Вспоминая, как тогда читал это письмо, я понял, что мои нынешние приступы жалости к тем, кто никому не внушает сочувствия, не одно следствие немощи усталого духа и больного тела, как я думал до сих пор. Я был тогда молод, полон сил, и что ж? Право слово, этот анекдот заставил меня пожалеть Миллера.
Миллера, который был кошмаром моих детских снов! Человека, некогда внушавшего мне отвращение, близкое к ужасу… Молодой ученый-ипохондрик со своими тщетными претензиями, педантством и гневными вспышками показался мне едва ли не симпатичным. За его нелепыми выходками угадывалась та же безотчетная тоска, что и меня самого порой делала неуравновешенным, а для кого-то, может статься, попросту отталкивающим…
Чур, чур меня! Что за дикое сопоставление! Снова, как когда-то, на меня глянули мертвые зрачки Рыбы, в ушах явственно заклокотало мерзкое «ххе-ххе-ххе»… Отбросив письмо, я вскочил, злой и смущенный. Опыт приучил меня опасаться капризов собственного воображения, и я, казалось, давно справился с этой напастью. С чего бы опять так распуститься? Эдаким манером и до галлюцинаций недолго дойти. Вот, извольте: во рту сухость, виски ломит, познабливает даже.
— Аграфена Потаповна! — крикнул я, собираясь попросить, чтобы Груша принесла чаю. И снова нервный холодок прошел по спине: слишком уж скоро Груша явилась в дверях. Еще прежде, чем отзвучал мой зов. Что она там делала, стоя за дверью? Подслушивала? Подглядывала?
— К вам опять барыня Завалишина пожаловали! — звонко объявила Груша. — Просить?
ГЛАВА ПЯТАЯ
Опрометчивость
В последнее время я все чаще использую для писания присутственные часы. Мирошкин уже несколько раз, обиженно надувшись, заводил речь о том, что мы приходим на службу не затем, чтобы заниматься посторонними делами. Но коль скоро ни он сам, ни кто-либо другой не мог бы удовлетворительно объяснить, зачем мы туда приходим, а я, симулируя то ли глухоту, то ли глубокую задумчивость, ни словом не отвечаю на его выпады, Мирошкин счел за благо оставить меня в покое.
Да он и сам какой-то издерганный. Жару плохо переносит? С начальством нелады? Кто его разберет. Удивительнее всего, что ни он, ни прочие товарищи по несчастью более не в силах мне помешать. Я либо вовсе не слышу их разговоров, либо речи эти проскакивают мимо сознания, почти не задевая его.

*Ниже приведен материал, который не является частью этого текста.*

# francois-rozet/sda

Measured on AMD Instinct MI355X. Metric: diffusion-steps/s (Kolmogorov 64x256x256 posterior sampling; unit = one predictor-corrector step of a 16-trajectory per-GPU shard), higher is better.
Workload: dtype f32; 1 GPU; kolmogorov256; per_gpu_batch=16, global_batch=16, guided=True, corrections=1, schedule_steps=1000, hipgraph_step=True, observation=fused Subsample (hand-written adjoint; no autograd through A), corrector_noise=row-keyed Philox (sda_randn_rows), parallelism=dp1 (batch-sharded, no in-loop collective), ranks_seen=1, process_group_live=False

## Files before the change

### sda_amd/csrc/conv_few.hip

```cpp
#include "sda_common.hpp"
#include <stdlib.h>

#define CF_CK 16
#define CF_TR 8
#define CF_TW 32
#define CF_HR (CF_TR + 2)
#define CF_HC (CF_TW + 2)
#define CF_PLANE 368
#define CF_ROW 36
#define CF_NPOS (CF_HR * CF_HC)
#define CF_BUF (CF_CK * CF_PLANE + 9 * CF_CK * 16)

typedef float cf_f32x4 __attribute__((ext_vector_type(4)));
typedef float cf_f32x2 __attribute__((ext_vector_type(2)));

__global__ __launch_bounds__(512, 4) void conv_few_kernel(const sda_conv_desc d, int tiles_x, int tiles_y) {
    __shared__ __attribute__((aligned(16))) float smem[2 * CF_BUF];
    const int tid = threadIdx.x, lane = tid & 63, kq = lane >> 4, li = lane & 15;
    const int wave = __builtin_amdgcn_readfirstlane(tid >> 6);
    int t;
    {
        const int total = (int)gridDim.x, xcd = (int)blockIdx.x & 7, slot = (int)blockIdx.x >> 3;
        const int tq = total >> 3, tr = total & 7;
        t = xcd * tq + (xcd < tr ? xcd : tr) + slot;
    }
    const int bx = t % tiles_x; t /= tiles_x;
    const int by = t % tiles_y;
    const int n = t / tiles_y;
    const int oy0 = by * CF_TR, ox0 = bx * CF_TW;
    const int nstage = d.cin_pad / CF_CK;
    if (wave >= 4) {
        const int ptid = tid - 256;
        const int ng = n + d.x_n_off;
        const float* ximg = d.x + (int64_t)(ng / d.n_inner) * d.x_sn_outer + (int64_t)(ng % d.n_inner) * d.x_sn_inner;
        unsigned goff[2];
        int loff[2];
        bool live[2];
#pragma unroll
        for (int j = 0; j < 2; ++j) {
            const int pos = ptid + 256 * j;
            const bool valid = pos < CF_NPOS;
            const int hy = pos / CF_HC, hx = pos - hy * CF_HC;
            int y = oy0 - 1 + hy, x = ox0 - 1 + hx;
            bool ok = valid;
            if (d.circular) {
                y = y < 0 ? y + d.hs : (y >= d.hs ? y - d.hs : y);
                x = x < 0 ? x + d.ws : (x >= d.ws ? x - d.ws : x);
            } else {
                ok = ok && y >= 0 && y < d.hs && x >= 0 && x < d.ws;
            }
            goff[j] = (unsigned)((ok ? y : 0) * (int)d.x_sy + (ok ? x : 0) * (int)d.x_sx);
            loff[j] = valid ? hy * CF_ROW + hx : -1;
            live[j] = ok;
        }
        const int wch = ptid >> 4, wco = ptid & 15;
        const unsigned woff = (unsigned)(wch * d.cout_pad + wco);
        const int wdst = CF_CK * CF_PLANE + ((wch & 3) * 16 + wco) * 4 + (wch >> 2);
        const int64_t wtap = (int64_t)d.cin_pad * d.cout_pad;
        auto produce = [&](int st, float* buf) {
            const float* xs = ximg + (int64_t)(st * CF_CK) * d.x_sc;
            const float* ws = d.w + (int64_t)(st * CF_CK) * d.cout_pad;
            float vin[CF_CK][2], vw[9];
#pragma unroll
            for (int ch = 0; ch < CF_CK; ++ch) {
                vin[ch][0] = (xs + (int64_t)ch * d.x_sc)[goff[0]];
                vin[ch][1] = loff[1] >= 0 ? (xs + (int64_t)ch * d.x_sc)[goff[1]] : 0.f;
            }
#pragma unroll
            for (int tap = 0; tap < 9; ++tap) vw[tap] = (ws + tap * wtap)[woff];
            if (d.circular) {
#pragma unroll
                for (int ch = 0; ch < CF_CK; ++ch) {
                    buf[ch * CF_PLANE + loff[0]] = vin[ch][0];
                    if (loff[1] >= 0) buf[ch * CF_PLANE + loff[1]] = vin[ch][1];
                }
            } else {
#pragma unroll
                for (int ch = 0; ch < CF_CK; ++ch) {
                    buf[ch * CF_PLANE + loff[0]] = live[0] ? vin[ch][0] : 0.f;
                    if (loff[1] >= 0) buf[ch * CF_PLANE + loff[1]] = live[1] ? vin[ch][1] : 0.f;
                }
            }
#pragma unroll
            for (int tap = 0; tap < 9; ++tap) buf[wdst + tap * 256] = vw[tap];
        };
        produce(0, smem);
        __syncthreads();
        for (int st = 0; st < nstage; ++st) {
            if (st + 1 < nstage) produce(st + 1, smem + ((st + 1) & 1) * CF_BUF);
            __syncthreads();
        }
        return;
    }
    cf_f32x4 acc[4];
#pragma unroll
    for (int f = 0; f < 4; ++f) acc[f] = cf_f32x4{0.f, 0.f, 0.f, 0.f};
    const int brow = (2 * wave) * CF_ROW + li + kq * CF_PLANE;
    __syncthreads();
    for (int st = 0; st < nstage; ++st) {
        const float* buf = smem + (st & 1) * CF_BUF;
        const float* wl = buf + CF_CK * CF_PLANE + (kq * 16 + li) * 4;
#pragma unroll
        for (int half = 0; half < 2; ++half) {
            cf_f32x2 a[9];
#pragma unroll
            for (int tap = 0; tap < 9; ++tap) a[tap] = *reinterpret_cast<const cf_f32x2*>(wl + tap * 256 + 2 * half);
            float bb[2][4][6];
#pragma unroll
            for (int k2 = 0; k2 < 2; ++k2)
#pragma unroll
                for (int r = 0; r < 4; ++r)
#pragma unroll
                    for (int c = 0; c < 6; ++c)
                        bb[k2][r][c] = buf[brow + 4 * (2 * half + k2) * CF_PLANE + r * CF_ROW + 16 * (c / 3) + (c % 3)];
#pragma unroll
            for (int tap = 0; tap < 9; ++tap) {
                const int dy = tap / 3, dx = tap - 3 * dy;
#pragma unroll
                for (int k2 = 0; k2 < 2; ++k2)
#pragma unroll
                    for (int f = 0; f < 4; ++f)
                        acc[f] = __builtin_amdgcn_mfma_f32_16x16x4f32(a[tap][k2], bb[k2][(f >> 1) + dy][3 * (f & 1) + dx], acc[f], 0, 0, 0);
            }
        }
        __syncthreads();
    }
    const int64_t hw = (int64_t)d.ho * d.wo;
    float* on = d.out + (int64_t)n * d.cout * hw;
    const float* rn = d.res ? d.res + (int64_t)n * d.cout * hw : nullptr;
#pragma unroll
    for (int r = 0; r < 4; ++r) {
        const int co = 4 * kq + r;
        if (co >= d.cout) continue;
        const float bias = d.bias ? d.bias[co] : 0.f;
#pragma unroll
        for (int f = 0; f < 4; ++f) {
            const int64_t o = (int64_t)co * hw + (int64_t)(oy0 + 2 * wave + (f >> 1)) * d.wo + ox0 + 16 * (f & 1) + li;
            float v = acc[f][r] + bias;
            if (rn) v += rn[o];
            on[o] = v;
        }
    }
}

static bool few_ok(const sda_conv_desc* d) {
    static const bool off = getenv("SDA_CONV_FEW") && atoi(getenv("SDA_CONV_FEW")) == 0;
    if (off || !d || !d->x || !d->w || !d->out) return false;
    if (d->kh != 3 || d->kw != 3 || d->stride_h != 1 || d->stride_w != 1 || d->up_h != 1 || d->up_w != 1 || d->zins_h != 1 ||
        d->zins_w != 1 || d->explicit_pad || d->out_sn || d->out_sc || d->out_sy || d->out_sx)
        return false;
    if (d->cout < 1 || d->cout > 16 || d->cout_pad < 16 || d->cctx != 0 || d->mod || d->ln_mean || d->ln_rstd || d->act_in != SDA_ACT_NONE ||
        d->dact_z)
        return false;
    if (d->cin_pad % CF_CK || d->cx != d->cin_pad || d->n_inner < 1) return false;
    if (d->ho != d->hs || d->wo != d->ws || (d->ho % CF_TR) || (d->wo % CF_TW)) return false;
    if (d->x_sc < 0 || d->x_sy < 0 || d->x_sx < 0 ||
        (int64_t)d->cx * d->x_sc + (int64_t)d->hs * d->x_sy + (int64_t)d->ws * d->x_sx >= (1LL << 31))
        return false;
    if ((int64_t)9 * d->cin_pad * d->cout_pad >= (1LL << 31)) return false;
    const int64_t tiles = (int64_t)d->n * (d->ho / CF_TR) * (d->wo / CF_TW);
    return tiles >= 1 && tiles <= 0x7fffffffLL;
}

int sda_few_path(const sda_conv_desc* d) { return few_ok(d) ? 1 : 0; }

int sda_few_try(const sda_conv_desc* d, hipStream_t stream) {
    if (!few_ok(d)) return SDA_E_UNSUPPORTED;
    const int tx = d->wo / CF_TW, ty = d->ho / CF_TR;
    hipLaunchKernelGGL(conv_few_kernel, dim3((unsigned)((int64_t)d->n * tx * ty)), dim3(512), 0, stream, *d, tx, ty);
    return sda_launch_status();
}
```

Measured before the change: 0.1295 diffusion-steps/s.

## Make few-output conv kernel persistent with cross-tile producer prefetch

Caps the grid at two workgroups per CU and has each workgroup loop over several tiles in its XCD-local range. The producer waves prefetch the first channel stage of the next tile while the consumer waves finish the current one, so the pipeline does not drain between tiles, and per-workgroup setup such as bias loads happens once. This trades launch-level parallelism for lower fill and drain cost. Tile-to-XCD assignment and occupancy balance change, and per-workgroup serial work grows when there are few tiles.

```diff
diff --git a/sda_amd/csrc/conv_few.hip b/sda_amd/csrc/conv_few.hip
--- a/sda_amd/csrc/conv_few.hip
+++ b/sda_amd/csrc/conv_few.hip
@@ -10,49 +10,68 @@
 #define CF_ROW 36
 #define CF_NPOS (CF_HR * CF_HC)
 #define CF_BUF (CF_CK * CF_PLANE + 9 * CF_CK * 16)
+#define CF_WG_PER_CU 2
 
 typedef float cf_f32x4 __attribute__((ext_vector_type(4)));
 typedef float cf_f32x2 __attribute__((ext_vector_type(2)));
 
-__global__ __launch_bounds__(512, 4) void conv_few_kernel(const sda_conv_desc d, int tiles_x, int tiles_y) {
+struct cf_tile {
+    int bx, by, n;
+    __device__ __forceinline__ void set(int t, int tiles_x, int tiles_y) {
+        bx = t % tiles_x; t /= tiles_x;
+        by = t % tiles_y;
+        n = t / tiles_y;
+    }
+};
+
+__global__ __launch_bounds__(512, 4) void conv_few_kernel(const sda_conv_desc d, int tiles_x, int tiles_y, int tiles) {
     __shared__ __attribute__((aligned(16))) float smem[2 * CF_BUF];
     const int tid = threadIdx.x, lane = tid & 63, kq = lane >> 4, li = lane & 15;
     const int wave = __builtin_amdgcn_readfirstlane(tid >> 6);
-    int t;
+    int t0, ntile, tstep;
     {
         const int total = (int)gridDim.x, xcd = (int)blockIdx.x & 7, slot = (int)blockIdx.x >> 3;
-        const int tq = total >> 3, tr = total & 7;
-        t = xcd * tq + (xcd < tr ? xcd : tr) + slot;
-    }
-    const int bx = t % tiles_x; t /= tiles_x;
-    const int by = t % tiles_y;
-    const int n = t / tiles_y;
-    const int oy0 = by * CF_TR, ox0 = bx * CF_TW;
+        const int wgs = (total >> 3) + (xcd < (total & 7) ? 1 : 0);
+        const int tq = tiles >> 3, tr = tiles & 7;
+        const int x0 = xcd * tq + (xcd < tr ? xcd : tr), nx = tq + (xcd < tr ? 1 : 0);
+        t0 = x0 + slot;
+        tstep = wgs;
+        ntile = (nx - slot + wgs - 1) / wgs;
+    }
+    if (ntile <= 0) return;
+    cf_tile tl;
+    tl.set(t0, tiles_x, tiles_y);
     const int nstage = d.cin_pad / CF_CK;
     if (wave >= 4) {
         const int ptid = tid - 256;
-        const int ng = n + d.x_n_off;
-        const float* ximg = d.x + (int64_t)(ng / d.n_inner) * d.x_sn_outer + (int64_t)(ng % d.n_inner) * d.x_sn_inner;
+        int hy[2], hx[2];
+        int loff[2];
         unsigned goff[2];
-        int loff[2];
         bool live[2];
+        const float* ximg;
 #pragma unroll
         for (int j = 0; j < 2; ++j) {
             const int pos = ptid + 256 * j;
-            const bool valid = pos < CF_NPOS;
-            const int hy = pos / CF_HC, hx = pos - hy * CF_HC;
-            int y = oy0 - 1 + hy, x = ox0 - 1 + hx;
-            bool ok = valid;
-            if (d.circular) {
-                y = y < 0 ? y + d.hs : (y >= d.hs ? y - d.hs : y);
-                x = x < 0 ? x + d.ws : (x >= d.ws ? x - d.ws : x);
-            } else {
-                ok = ok && y >= 0 && y < d.hs && x >= 0 && x < d.ws;
-            }
-            goff[j] = (unsigned)((ok ? y : 0) * (int)d.x_sy + (ok ? x : 0) * (int)d.x_sx);
-            loff[j] = valid ? hy * CF_ROW + hx : -1;
-            live[j] = ok;
-        }
+            hy[j] = pos / CF_HC, hx[j] = pos - hy[j] * CF_HC;
+            loff[j] = pos < CF_NPOS ? hy[j] * CF_ROW + hx[j] : -1;
+        }
+        auto plan = [&]() {
+            const int ng = tl.n + d.x_n_off;
+            ximg = d.x + (int64_t)(ng / d.n_inner) * d.x_sn_outer + (int64_t)(ng % d.n_inner) * d.x_sn_inner;
+#pragma unroll
+            for (int j = 0; j < 2; ++j) {
+                int y = tl.by * CF_TR - 1 + hy[j], x = tl.bx * CF_TW - 1 + hx[j];
+                bool ok = loff[j] >= 0;
+                if (d.circular) {
+                    y = y < 0 ? y + d.hs : (y >= d.hs ? y - d.hs : y);
+                    x = x < 0 ? x + d.ws : (x >= d.ws ? x - d.ws : x);
+                } else {
+                    ok = ok && y >= 0 && y < d.hs && x >= 0 && x < d.ws;
+                }
+                goff[j] = (unsigned)((ok ? y : 0) * (int)d.x_sy + (ok ? x : 0) * (int)d.x_sx);
+                live[j] = ok;
+            }
+        };
         const int wch = ptid >> 4, wco = ptid & 15;
         const unsigned woff = (unsigned)(wch * d.cout_pad + wco);
         const int wdst = CF_CK * CF_PLANE + ((wch & 3) * 16 + wco) * 4 + (wch >> 2);
@@ -84,11 +103,22 @@
 #pragma unroll
             for (int tap = 0; tap < 9; ++tap) buf[wdst + tap * 256] = vw[tap];
         };
+        plan();
         produce(0, smem);
         __syncthreads();
-        for (int st = 0; st < nstage; ++st) {
-            if (st + 1 < nstage) produce(st + 1, smem + ((st + 1) & 1) * CF_BUF);
-            __syncthreads();
+        int par = 0;
+        for (int i = 0; i < ntile; ++i) {
+            for (int st = 0; st < nstage; ++st) {
+                par ^= 1;
+                if (st + 1 < nstage) {
+                    produce(st + 1, smem + par * CF_BUF);
+                } else if (i + 1 < ntile) {
+                    tl.set(t0 += tstep, tiles_x, tiles_y);
+                    plan();
+                    produce(0, smem + par * CF_BUF);
+                }
+                __syncthreads();
+            }
         }
         return;
     }
@@ -96,50 +126,59 @@
 #pragma unroll
     for (int f = 0; f < 4; ++f) acc[f] = cf_f32x4{0.f, 0.f, 0.f, 0.f};
     const int brow = (2 * wave) * CF_ROW + li + kq * CF_PLANE;
+    const int64_t hw = (int64_t)d.ho * d.wo;
+    float bias[4];
+#pragma unroll
+    for (int r = 0; r < 4; ++r) bias[r] = d.bias && 4 * kq + r < d.cout ? d.bias[4 * kq + r] : 0.f;
     __syncthreads();
-    for (int st = 0; st < nstage; ++st) {
-        const float* buf = smem + (st & 1) * CF_BUF;
-        const float* wl = buf + CF_CK * CF_PLANE + (kq * 16 + li) * 4;
-#pragma unroll
-        for (int half = 0; half < 2; ++half) {
-            cf_f32x2 a[9];
-#pragma unroll
-            for (int tap = 0; tap < 9; ++tap) a[tap] = *reinterpret_cast<const cf_f32x2*>(wl + tap * 256 + 2 * half);
-            float bb[2][4][6];
-#pragma unroll
-            for (int k2 = 0; k2 < 2; ++k2)
-#pragma unroll
-                for (int r = 0; r < 4; ++r)
-#pragma unroll
-                    for (int c = 0; c < 6; ++c)
-                        bb[k2][r][c] = buf[brow + 4 * (2 * half + k2) * CF_PLANE + r * CF_ROW + 16 * (c / 3) + (c % 3)];
-#pragma unroll
-            for (int tap = 0; tap < 9; ++tap) {
-                const int dy = tap / 3, dx = tap - 3 * dy;
+    int par = 0;
+    for (int i = 0; i < ntile; ++i) {
+        for (int st = 0; st < nstage; ++st) {
+            const float* buf = smem + par * CF_BUF;
+            const float* wl = buf + CF_CK * CF_PLANE + (kq * 16 + li) * 4;
+#pragma unroll
+            for (int half = 0; half < 2; ++half) {
+                cf_f32x2 a[9];
+#pragma unroll
+                for (int tap = 0; tap < 9; ++tap) a[tap] = *reinterpret_cast<const cf_f32x2*>(wl + tap * 256 + 2 * half);
+                float bb[2][4][6];
 #pragma unroll
                 for (int k2 = 0; k2 < 2; ++k2)
 #pragma unroll
-                    for (int f = 0; f < 4; ++f)
-                        acc[f] = __builtin_amdgcn_mfma_f32_16x16x4f32(a[tap][k2], bb[k2][(f >> 1) + dy][3 * (f & 1) + dx], acc[f], 0, 0, 0);
-            }
-        }
-        __syncthreads();
-    }
-    const int64_t hw = (int64_t)d.ho * d.wo;
-    float* on = d.out + (int64_t)n * d.cout * hw;
-    const float* rn = d.res ? d.res + (int64_t)n * d.cout * hw : nullptr;
-#pragma unroll
-    for (int r = 0; r < 4; ++r) {
-        const int co = 4 * kq + r;
-        if (co >= d.cout) continue;
-        const float bias = d.bias ? d.bias[co] : 0.f;
-#pragma unroll
-        for (int f = 0; f < 4; ++f) {
-            const int64_t o = (int64_t)co * hw + (int64_t)(oy0 + 2 * wave + (f >> 1)) * d.wo + ox0 + 16 * (f & 1) + li;
-            float v = acc[f][r] + bias;
-            if (rn) v += rn[o];
-            on[o] = v;
-        }
+                    for (int r = 0; r < 4; ++r)
+#pragma unroll
+                        for (int c = 0; c < 6; ++c)
+                            bb[k2][r][c] = buf[brow + 4 * (2 * half + k2) * CF_PLANE + r * CF_ROW + 16 * (c / 3) + (c % 3)];
+#pragma unroll
+                for (int tap = 0; tap < 9; ++tap) {
+                    const int dy = tap / 3, dx = tap - 3 * dy;
+#pragma unroll
+                    for (int k2 = 0; k2 < 2; ++k2)
+#pragma unroll
+                        for (int f = 0; f < 4; ++f)
+                            acc[f] = __builtin_amdgcn_mfma_f32_16x16x4f32(a[tap][k2], bb[k2][(f >> 1) + dy][3 * (f & 1) + dx], acc[f], 0, 0, 0);
+                }
+            }
+            __syncthreads();
+            par ^= 1;
+        }
+        float* on = d.out + (int64_t)tl.n * d.cout * hw;
+        const float* rn = d.res ? d.res + (int64_t)tl.n * d.cout * hw : nullptr;
+#pragma unroll
+        for (int r = 0; r < 4; ++r) {
+            const int co = 4 * kq + r;
+            if (co >= d.cout) continue;
+#pragma unroll
+            for (int f = 0; f < 4; ++f) {
+                const int64_t o = (int64_t)co * hw + (int64_t)(tl.by * CF_TR + 2 * wave + (f >> 1)) * d.wo + tl.bx * CF_TW + 16 * (f & 1) + li;
+                float v = acc[f][r] + bias[r];
+                if (rn) v += rn[o];
+                on[o] = v;
+            }
+        }
+#pragma unroll
+        for (int f = 0; f < 4; ++f) acc[f] = cf_f32x4{0.f, 0.f, 0.f, 0.f};
+        if (i + 1 < ntile) tl.set(t0 += tstep, tiles_x, tiles_y);
     }
 }
 
@@ -167,6 +206,10 @@
 int sda_few_try(const sda_conv_desc* d, hipStream_t stream) {
     if (!few_ok(d)) return SDA_E_UNSUPPORTED;
     const int tx = d->wo / CF_TW, ty = d->ho / CF_TR;
-    hipLaunchKernelGGL(conv_few_kernel, dim3((unsigned)((int64_t)d->n * tx * ty)), dim3(512), 0, stream, *d, tx, ty);
+    const int64_t tiles = (int64_t)d->n * tx * ty;
+    const int cus = sda_cu_count();
+    if (cus <= 0) return SDA_E_BADARG;
+    const int64_t resident = (int64_t)cus * CF_WG_PER_CU;
+    hipLaunchKernelGGL(conv_few_kernel, dim3((unsigned)(tiles < resident ? tiles : resident)), dim3(512), 0, stream, *d, tx, ty, (int)tiles);
     return sda_launch_status();
 }
```

After: 0.1297 diffusion-steps/s, median of 2. No clear change (+0.2%).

— Мы вас выдвинули! — кричит, допустим, Мирошкин Ольге Адольфовне (ее недавно повысили из машинисток в секретари). — Выдвинули, а вы не проявляете никакой общественной сознательности!
— Так задвиньте обратно.
— Это несерьезно! Думаете, на вас управы не найдется? Ошибаетесь! Мы вам хвоста накрутим!
— Что вы сказали? Мне? Накрутить хвоста! Вы с ума сошли!
— Я, собственно, не хотел вас обидеть, вы, ежели что…
— Что — «ежели»? Вы, кажется, не отдаете себе отчета, кому говорите подобные вещи!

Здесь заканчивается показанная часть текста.